- Records provided
━━━━━━━━━━━━━━━━━━━━

template <int FR, int R = DFGNN_RING192>
__device__ __forceinline__ void dense_bwd_wide2_body(float *lds, const Csr &g, int n0, int n, int e0, int ne,
                                                     const float *__restrict__ Q, const float *__restrict__ K,
                                                     const float *__restrict__ V, const float *__restrict__ attn_edge,
                                                     const float *__restrict__ dO, float *__restrict__ dQ,
                                                     float *__restrict__ dK, float *__restrict__ dV) {
  static_assert(FR == 64 || FR == 128, "one head of 64 or 128 features");
  constexpr int FW = 64, NH = FR / FW;
  using D = DenseCfg<FW>;
  constexpr int RS = D::RS, KT = D::KT, FT = D::FT;
  constexpr int NC = kDenseWide2Rows, RB = NC / 2, U = NC / 16, TS = NC + 8, TB = 2 * TS, PRE = kDensePre;
  constexpr int NQ = 4 * NH;
  const int wave = __builtin_amdgcn_readfirstlane(threadIdx.x / kWave);
  const int ncs = (n + 15) >> 4;
  h16 *ihi = reinterpret_cast<h16 *>(lds), *ilo = ihi + (size_t)NC * RS;
  float *T = reinterpret_cast<float *>(ilo + (size_t)NC * RS);
  h16 *Tb = reinterpret_cast<h16 *>(T);
  float *smax = T + RB * TS;
  DFGNN_LDS_AT(lds, (unsigned)(reinterpret_cast<char *>(smax + 2 * kDenseWaves) - reinterpret_cast<char *>(lds)));
  constexpr unsigned hf = FR;
  const float *Qb = Q + (size_t)n0 * hf, *Kb = K + (size_t)n0 * hf, *Vb = V + (size_t)n0 * hf, *dOb = dO + (size_t)n0 * hf;
  float *dQb = dQ + (size_t)n0 * hf, *dKb = dK + (size_t)n0 * hf, *dVb = dV + (size_t)n0 * hf;
  const int e1 = g.row_ptr[n0 + min(n, RB)];

  unsigned pc[PRE];
  float pa[PRE];
  auto edges_prefetch = [&](int ea, int cnt) {
    const int tid = opaque_tid();
    const int ea0 = min(ea, g.nnz - 1);
#pragma unroll
    for (int k = 0; k < PRE; ++k) {
      const unsigned e = (unsigned)min(tid + k * kDenseThreads, max(cnt, 1) - 1);
      pc[k] = ld32_once(g.coords + ea0, e);
      pa[k] = ld32_once(attn_edge + ea0, e);
    }
  };
  auto scatter = [&](int i0, int ea, int cnt) {
    const int tid = opaque_tid();
    auto put = [&](unsigned c, float p) {
      const int at = ((int)(c >> 8) - i0) * TB + (int)(c & 0xFF);
      const h16 hh = (h16)(p * kUnitScale);
      Tb[at] = hh;
      Tb[at + TS] = (h16)fmaf(p, kUnitScale, -(float)hh);
    };
#pragma unroll
    for (int k = 0; k < PRE; ++k)
      if (tid + k * kDenseThreads < cnt) put(pc[k], pa[k]);
    constexpr int B = 8;
    for (int base = PRE * kDenseThreads; base < cnt; base += B * kDenseThreads) {
      unsigned bc[B];
      float ba[B];
#pragma unroll
      for (int k = 0; k < B; ++k) {
        const unsigned e = (unsigned)min(base + tid + k * kDenseThreads, cnt - 1);
        bc[k] = ld32_once(g.coords + ea, e);
        ba[k] = ld32_once(attn_edge + ea, e);
      }
#pragma unroll
      for (int k = 0; k < B; ++k)
        if (base + tid + k * kDenseThreads < cnt) put(bc[k], ba[k]);
    }
  };

  DenseStageRegs<FW, NC> st[R];
  Pow2Scale isc{1.f, 1.f};
  auto image_rows = [](int gq) { const int q = gq % NQ; return (q < 2 * NH) == ((q & 1) == 0); };
  auto image_fetch = [&](int gq) {
    if (gq >= 2 * NQ) return;
    const int q = gq % NQ, h = (q % (2 * NH)) / 2;
    const int i0 = (gq / NQ) * RB, i1 = min(n, i0 + RB);
    if (q < 2 * NH) {
      if (q & 1) dense_stage_load<FW, NC>(st[gq % R], Vb + h * FW, hf, 0, n);
      else dense_stage_load<FW, NC, RB>(st[gq % R], dOb + h * FW, hf, i0, i1, FW, true);
    } else {
      if (q & 1) dense_stage_load<FW, NC, RB>(st[gq % R], Qb + h * FW, hf, i0, i1);
      else dense_stage_load<FW, NC>(st[gq % R], Kb + h * FW, hf, 0, n);
    }
  };
  auto image_post = [&](int gq) {
    wg_max_post(smax, image_rows(gq) ? dense_stage_absmax<FW, NC, RB>(st[gq % R]) : dense_stage_absmax<FW, NC>(st[gq % R]));
  };
  auto image_store = [&](int gq) {
    isc = pow2_scale(wg_max_read(smax));
    if (image_rows(gq)) dense_stage_store<FW, NC, RB>(st[gq % R], ihi, ilo, isc.s);
    else dense_stage_store<FW, NC>(st[gq % R], ihi, ilo, isc.s);
    image_fetch(gq + R);
  };

  float4 pvs[FT], pvt[2];
  auto prev_fetch = [&](const float *outb) {
    const LaneIds L = lane_ids();
    dense_load_rows<FT>(pvs, outb, hf, min(wave, ncs - 1) * 16 + L.mi, n, L);
#pragma unroll
    for (int k = 0; k < 2; ++k) {
      const int unit = min(wave + k * kDenseWaves, max(ncs - kDenseWaves, 1) * FT - 1);
      const int j = min((kDenseWaves + unit / FT) * 16 + L.mi, n - 1);
      pvt[k] = ld32_f4(outb, (unsigned)j * hf + 16u * (unit % FT) + 4u * L.mq);
    }
  };
  auto column_unit = [&](float *outb, int cs, int ft, int k, int ni, float oscale, auto accc) {
    constexpr bool ACC = decltype(accc)::value;
    const LaneIds L = lane_ids();
    const int j = cs * 16 + L.mi;
    if (ft < 0) {
      f32x4 acc[FT];
#pragma unroll
      for (int t = 0; t < FT; ++t) acc[t] = f32x4{0.f, 0.f, 0.f, 0.f};
#pragma unroll
      for (int ib = 0; ib < RB / 32; ++ib) {
        if (32 * ib < ni) {
          const int yoff = (32 * ib + 4 * L.mq + L.tq) * TB + 16 * cs + 4 * L.tp;
          const hx8 yh = dense_tr_pair(Tb + yoff, 16 * TB);
          const hx8 yl = dense_tr_pair(Tb + yoff + TS, 16 * TB);
          dense_kblock_mma<FW, 4>(acc, ihi, ilo, (32 * ib + 4 * L.mq + L.tq) * RS + 4 * L.tp, 16 * RS, yh, yl);
        }
      }
      dense_store_rows<FT, ACC, ACC>(acc, oscale, outb, hf, j, n, L, pvs);
    } else {
      f32x4 acc[1] = {f32x4{0.f, 0.f, 0.f, 0.f}};
#pragma unroll
      for (int ib = 0; ib < RB / 32; ++ib) {
        if (32 * ib < ni) {
          const int yoff = (32 * ib + 4 * L.mq + L.tq) * TB + 16 * cs + 4 * L.tp;
          const hx8 yh = dense_tr_pair(Tb + yoff, 16 * TB);
          const hx8 yl = dense_tr_pair(Tb + yoff + TS, 16 * TB);
          const int xoff = (32 * ib + 4 * L.mq + L.tq) * RS + 4 * L.tp + 16 * ft;
          const hx8 xh = dense_tr_pair(ihi + xoff, 16 * RS);
          const hx8 xl = dense_tr_pair(ilo + xoff, 16 * RS);
          acc[0] = __builtin_amdgcn_mfma_f32_16x16x32_f16(xh, yh, acc[0], 0, 0, 0);
          acc[0] = __builtin_amdgcn_mfma_f32_16x16x32_f16(xl, yh, acc[0], 0, 0, 0);
          acc[0] = __builtin_amdgcn_mfma_f32_16x16x32_f16(xh, yl, acc[0], 0, 0, 0);
        }
      }
      if (j < n) {
        const unsigned off = (unsigned)j * hf + 16u * ft + 4u * L.mq;
        if constexpr (ACC) {
          const float4 old = pvt[k];
          st32_f4_out(outb, off, make_float4(fmaf(acc[0][0], oscale, old.x), fmaf(acc[0][1], oscale, old.y),
                                             fmaf(acc[0][2], oscale, old.z), fmaf(acc[0][3], oscale, old.w)));
        } else {
          dense_store_acc<1, false, false>(acc, oscale, outb, off, false);
        }
      }
    }
  };
  auto column_phase = [&](float *outb, int ni, float oscale, auto accc) {
    if (wave < ncs) column_unit(outb, wave, -1, 0, ni, oscale, accc);
#pragma unroll
    for (int k = 0; k < 2; ++k) {
      const int unit = wave + k * kDenseWaves;
      if (unit < (ncs - kDenseWaves) * FT) column_unit(outb, kDenseWaves + unit / FT, unit % FT, k, ni, oscale, accc);
    }
  };

  edges_prefetch(e0, e1 - e0);
#pragma unroll
  for (int q = 0; q < R; ++q) image_fetch(q);

  auto row_block = [&](auto rbc) {
    constexpr int rb = decltype(rbc)::value, q0 = rb * NQ;
    constexpr std::integral_constant<bool, (rb > 0)> onto{};
    const int i0 = rb * RB, ni = min(n - i0, RB);
    const bool row_wave = wave * 16 < ni;
    if (rb > 0) lds_barrier();
    {
      const int tid = opaque_tid();
      for (int k = tid; k < RB * TS / 4; k += kDenseThreads) reinterpret_cast<float4 *>(T)[k] = make_float4(0.f, 0.f, 0.f, 0.f);
    }
    lds_barrier();
    if (rb == 0) scatter(0, e0, e1 - e0);
    else scatter(i0, e1, e0 + ne - e1);
    image_post(q0);
    lds_barrier();
    if constexpr (rb > 0) prev_fetch(dVb);
    image_store(q0);
    lds_barrier();

    f32x4 dP[U];
#pragma unroll
    for (int u = 0; u < U; ++u) dP[u] = f32x4{0.f, 0.f, 0.f, 0.f};
#pragma unroll
    for (int h = 0; h < NH; ++h) {
      const float doinv = isc.inv;
      hx8 gh[KT], gl[KT];
      {
        const LaneIds L = lane_ids();
        const int off = (min(wave, RB / 16 - 1) * 16 + L.mi) * RS + 8 * L.mq;
#pragma unroll
        for (int t = 0; t < KT; ++t) {
          gh[t] = *reinterpret_cast<const hx8 *>(ihi + off + 32 * t);
          gl[t] = *reinterpret_cast<const hx8 *>(ilo + off + 32 * t);
        }
      }
      column_phase(dVb + h * FW, ni, doinv * kUnitScaleInv, onto);
      image_post(q0 + 2 * h + 1);
      lds_barrier();
      image_store(q0 + 2 * h + 1);
      lds_barrier();
      if (row_wave) {
        const float c = isc.inv * doinv;
        const LaneIds L = lane_ids();
#pragma unroll
        for (int u = 0; u < U; ++u)
          if (16 * u < n) dP[u] += dense_rows_mma<FW>(ihi, ilo, u, gh, gl, L) * c;
      }
      if (h + 1 < NH) {
        image_post(q0 + 2 * h + 2);
        lds_barrier();
        if constexpr (rb > 0) prev_fetch(dVb + (h + 1) * FW);
        image_store(q0 + 2 * h + 2);
        lds_barrier();
      }
    }

    float tmax = 0.f;
    if (row_wave) {
      const LaneIds L = lane_ids();
      const h16 *prow = Tb + (wave * 16 + L.mi) * TB + 4 * L.mq;
      float t = 0.f;
#pragma unroll
      for (int u = 0; u < U; ++u) {
        const hx4 ph = *reinterpret_cast<const hx4 *>(prow + 16 * u), pl = *reinterpret_cast<const hx4 *>(prow + TS + 16 * u);
#pragma unroll
        for (int r = 0; r < 4; ++r) t = fmaf(((float)ph[r] + (float)pl[r]) * kUnitScaleInv, dP[u][r], t);
      }
      t = xor16_32_sum(t);
#pragma unroll
      for (int u = 0; u < U; ++u) {
        const hx4 ph = *reinterpret_cast<const hx4 *>(prow + 16 * u), pl = *reinterpret_cast<const hx4 *>(prow + TS + 16 * u);
#pragma unroll
        for (int r = 0; r < 4; ++r) {
          dP[u][r] = ((float)ph[r] + (float)pl[r]) * kUnitScaleInv * (dP[u][r] - t);
          tmax = fmaxf(tmax, fabsf(dP[u][r]));
        }
      }
    }
    wg_max_post(smax + kDenseWaves, tmax);
    image_post(q0 + 2 * NH);
    lds_barrier();
    const Pow2Scale ts = pow2_scale(wg_max_read(smax + kDenseWaves));
    if (row_wave) {
      const LaneIds L = lane_ids();
      h16 *trow = Tb + (wave * 16 + L.mi) * TB + 4 * L.mq;
#pragma unroll
      for (int u = 0; u < U; ++u) {
        hx4 h4, l4;
#pragma unroll
        for (int r = 0; r < 4; ++r) {
          const h16 hh = (h16)(dP[u][r] * ts.s);
          h4[r] = hh;
          l4[r] = (h16)fmaf(dP[u][r], ts.s, -(float)hh);
        }
        *reinterpret_cast<hx4 *>(trow + 16 * u) = h4;
        *reinterpret_cast<hx4 *>(trow + TS + 16 * u) = l4;
      }
    }
    image_store(q0 + 2 * NH);
    lds_barrier();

━━━━━━━━━━━━━━━━━━━━

- To do
Reproduce exactly the lines that run from the start of the records to the line with "float *dQb = dQ", both included.

- Exercise solution
template <int FR, int R = DFGNN_RING192>
__device__ __forceinline__ void dense_bwd_wide2_body(float *lds, const Csr &g, int n0, int n, int e0, int ne,
                                                     const float *__restrict__ Q, const float *__restrict__ K,
                                                     const float *__restrict__ V, const float *__restrict__ attn_edge,
                                                     const float *__restrict__ dO, float *__restrict__ dQ,
                                                     float *__restrict__ dK, float *__restrict__ dV) {
  static_assert(FR == 64 || FR == 128, "one head of 64 or 128 features");
  constexpr int FW = 64, NH = FR / FW;
  using D = DenseCfg<FW>;
  constexpr int RS = D::RS, KT = D::KT, FT = D::FT;
  constexpr int NC = kDenseWide2Rows, RB = NC / 2, U = NC / 16, TS = NC + 8, TB = 2 * TS, PRE = kDensePre;
  constexpr int NQ = 4 * NH;
  const int wave = __builtin_amdgcn_readfirstlane(threadIdx.x / kWave);
  const int ncs = (n + 15) >> 4;
  h16 *ihi = reinterpret_cast<h16 *>(lds), *ilo = ihi + (size_t)NC * RS;
  float *T = reinterpret_cast<float *>(ilo + (size_t)NC * RS);
  h16 *Tb = reinterpret_cast<h16 *>(T);
  float *smax = T + RB * TS;
  DFGNN_LDS_AT(lds, (unsigned)(reinterpret_cast<char *>(smax + 2 * kDenseWaves) - reinterpret_cast<char *>(lds)));
  constexpr unsigned hf = FR;
  const float *Qb = Q + (size_t)n0 * hf, *Kb = K + (size_t)n0 * hf, *Vb = V + (size_t)n0 * hf, *dOb = dO + (size_t)n0 * hf;
  float *dQb = dQ + (size_t)n0 * hf, *dKb = dK + (size_t)n0 * hf, *dVb = dV + (size_t)n0 * hf;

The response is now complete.